EXERCISE INSTRUCTIONS: Entries follow. Set all of them down as they stand.
********************
-            [&] { f16x2_t a_, b_; split_pair(y.z, y.w, a_, b_); h4[2] = a_[0]; h4[3] = a_[1]; l4[2] = b_[0]; l4[3] = b_[1]; },
-            [&] {
-                *reinterpret_cast<xp_f16x4*>(&ahi[cur * NS * XP_AP + a_row]) = h4;
-                *reinterpret_cast<xp_f16x4*>(&alo[cur * NS * XP_AP + a_row]) = l4;
-            },
+                [&] { rr = load_base(it - 1); },
+#endif
+                [&] { y.x = v.x * rstd; y.y = v.y * rstd; },
+                [&] { y.z = v.z * rstd; y.w = v.w * rstd; },
+                [&] { f16x2_t a_, b_; split_pair(y.x, y.y, a_, b_); h4[0] = a_[0]; h4[1] = a_[1]; l4[0] = b_[0]; l4[1] = b_[1]; },
+                [&] { },
+                [&] { f16x2_t a_, b_; split_pair(y.z, y.w, a_, b_); h4[2] = a_[0]; h4[3] = a_[1]; l4[2] = b_[0]; l4[3] = b_[1]; },
+                [&] {
+                    *reinterpret_cast<xp_f16x4*>(&ahi[cur * NS * XP_AP + a_row]) = h4;
+                    *reinterpret_cast<xp_f16x4*>(&alo[cur * NS * XP_AP + a_row]) = l4;
+                },
 #if defined(XP_PROBE_NOGLOBAL)
-            [&] { if (!STORE) xr = load_x(it + 3); });
+                [&] { if (!STORE) xr = load_x(it + 3); });
 #else
-            [&] { xr = load_x(it + 3); });
-#endif
-        xp_zip<24>(h_mfma, h_ops);
+                [&] { xr = load_x(it + 3); });
+#endif
+            xp_zip<24>(h_mfma, h_ops);
+        } else {
+            float4 dv;
+            float ds, dt, dqa, dqb, drstd;
+            auto h_ops = std::make_tuple(
+                [&] { v = xr; s = v.x + v.y; t = v.z + v.w; pv = *reinterpret_cast<const float4*>(&ls[nxt * NS * XP_LSP + l_row]); },
+                [&] { s += t; },
+                [&] { s = row_ror_add<8>(s); },
+                [&] { s = row_ror_add<4>(s); done.x = rr.x + pv.x; done.y = rr.y + pv.y; },
+                [&] { s = row_ror_add<2>(s); done.z = rr.z + pv.z; done.w = rr.w + pv.w; },
+                [&] { s = row_ror_add<1>(s); if constexpr (STORE) { ds = done.x + done.y; dt = done.z + done.w; } },
+                [&] {
+                    v.x = __builtin_fmaf(s, -1.0f / C, v.x); v.y = __builtin_fmaf(s, -1.0f / C, v.y);
+                    if constexpr (STORE) ds += dt;
+                },
+                [&] {
+                    v.z = __builtin_fmaf(s, -1.0f / C, v.z); v.w = __builtin_fmaf(s, -1.0f / C, v.w);
+                    if constexpr (STORE) ds = row_ror_add<8>(ds);
+                },
+                [&] { qa = v.x * v.x; qb = v.z * v.z; if constexpr (STORE) ds = row_ror_add<4>(ds); },
+                [&] {
+                    qa = __builtin_fmaf(v.y, v.y, qa); qb = __builtin_fmaf(v.w, v.w, qb);
+                    if constexpr (STORE) ds = row_ror_add<2>(ds);
+                },
+                [&] { qa += qb; if constexpr (STORE) ds = row_ror_add<1>(ds); },
+                [&] {
+                    qa = row_ror_add<8>(qa);
+                    if constexpr (STORE) { dv.x = __builtin_fmaf(ds, -1.0f / C, done.x); dv.y = __builtin_fmaf(ds, -1.0f / C, done.y); }
+                },
+                [&] {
********************
COMPLETED EXERCISE:
-            [&] { f16x2_t a_, b_; split_pair(y.z, y.w, a_, b_); h4[2] = a_[0]; h4[3] = a_[1]; l4[2] = b_[0]; l4[3] = b_[1]; },
-            [&] {
-                *reinterpret_cast<xp_f16x4*>(&ahi[cur * NS * XP_AP + a_row]) = h4;
-                *reinterpret_cast<xp_f16x4*>(&alo[cur * NS * XP_AP + a_row]) = l4;
-            },
+                [&] { rr = load_base(it - 1); },
+#endif
+                [&] { y.x = v.x * rstd; y.y = v.y * rstd; },
+                [&] { y.z = v.z * rstd; y.w = v.w * rstd; },
+                [&] { f16x2_t a_, b_; split_pair(y.x, y.y, a_, b_); h4[0] = a_[0]; h4[1] = a_[1]; l4[0] = b_[0]; l4[1] = b_[1]; },
+                [&] { },
+                [&] { f16x2_t a_, b_; split_pair(y.z, y.w, a_, b_); h4[2] = a_[0]; h4[3] = a_[1]; l4[2] = b_[0]; l4[3] = b_[1]; },
+                [&] {
+                    *reinterpret_cast<xp_f16x4*>(&ahi[cur * NS * XP_AP + a_row]) = h4;
+                    *reinterpret_cast<xp_f16x4*>(&alo[cur * NS * XP_AP + a_row]) = l4;
+                },
 #if defined(XP_PROBE_NOGLOBAL)
-            [&] { if (!STORE) xr = load_x(it + 3); });
+                [&] { if (!STORE) xr = load_x(it + 3); });
 #else
-            [&] { xr = load_x(it + 3); });
-#endif
-        xp_zip<24>(h_mfma, h_ops);
+                [&] { xr = load_x(it + 3); });
+#endif
+            xp_zip<24>(h_mfma, h_ops);
+        } else {
+            float4 dv;
+            float ds, dt, dqa, dqb, drstd;
+            auto h_ops = std::make_tuple(
+                [&] { v = xr; s = v.x + v.y; t = v.z + v.w; pv = *reinterpret_cast<const float4*>(&ls[nxt * NS * XP_LSP + l_row]); },
+                [&] { s += t; },
+                [&] { s = row_ror_add<8>(s); },
+                [&] { s = row_ror_add<4>(s); done.x = rr.x + pv.x; done.y = rr.y + pv.y; },
+                [&] { s = row_ror_add<2>(s); done.z = rr.z + pv.z; done.w = rr.w + pv.w; },
+                [&] { s = row_ror_add<1>(s); if constexpr (STORE) { ds = done.x + done.y; dt = done.z + done.w; } },
+                [&] {
+                    v.x = __builtin_fmaf(s, -1.0f / C, v.x); v.y = __builtin_fmaf(s, -1.0f / C, v.y);
+                    if constexpr (STORE) ds += dt;
+                },
+                [&] {
+                    v.z = __builtin_fmaf(s, -1.0f / C, v.z); v.w = __builtin_fmaf(s, -1.0f / C, v.w);
+                    if constexpr (STORE) ds = row_ror_add<8>(ds);
+                },
+                [&] { qa = v.x * v.x; qb = v.z * v.z; if constexpr (STORE) ds = row_ror_add<4>(ds); },
+                [&] {
+                    qa = __builtin_fmaf(v.y, v.y, qa); qb = __builtin_fmaf(v.w, v.w, qb);
+                    if constexpr (STORE) ds = row_ror_add<2>(ds);
+                },
+                [&] { qa += qb; if constexpr (STORE) ds = row_ror_add<1>(ds); },
+                [&] {
+                    qa = row_ror_add<8>(qa);
+                    if constexpr (STORE) { dv.x = __builtin_fmaf(ds, -1.0f / C, done.x); dv.y = __builtin_fmaf(ds, -1.0f / C, done.y); }
+                },
+                [&] {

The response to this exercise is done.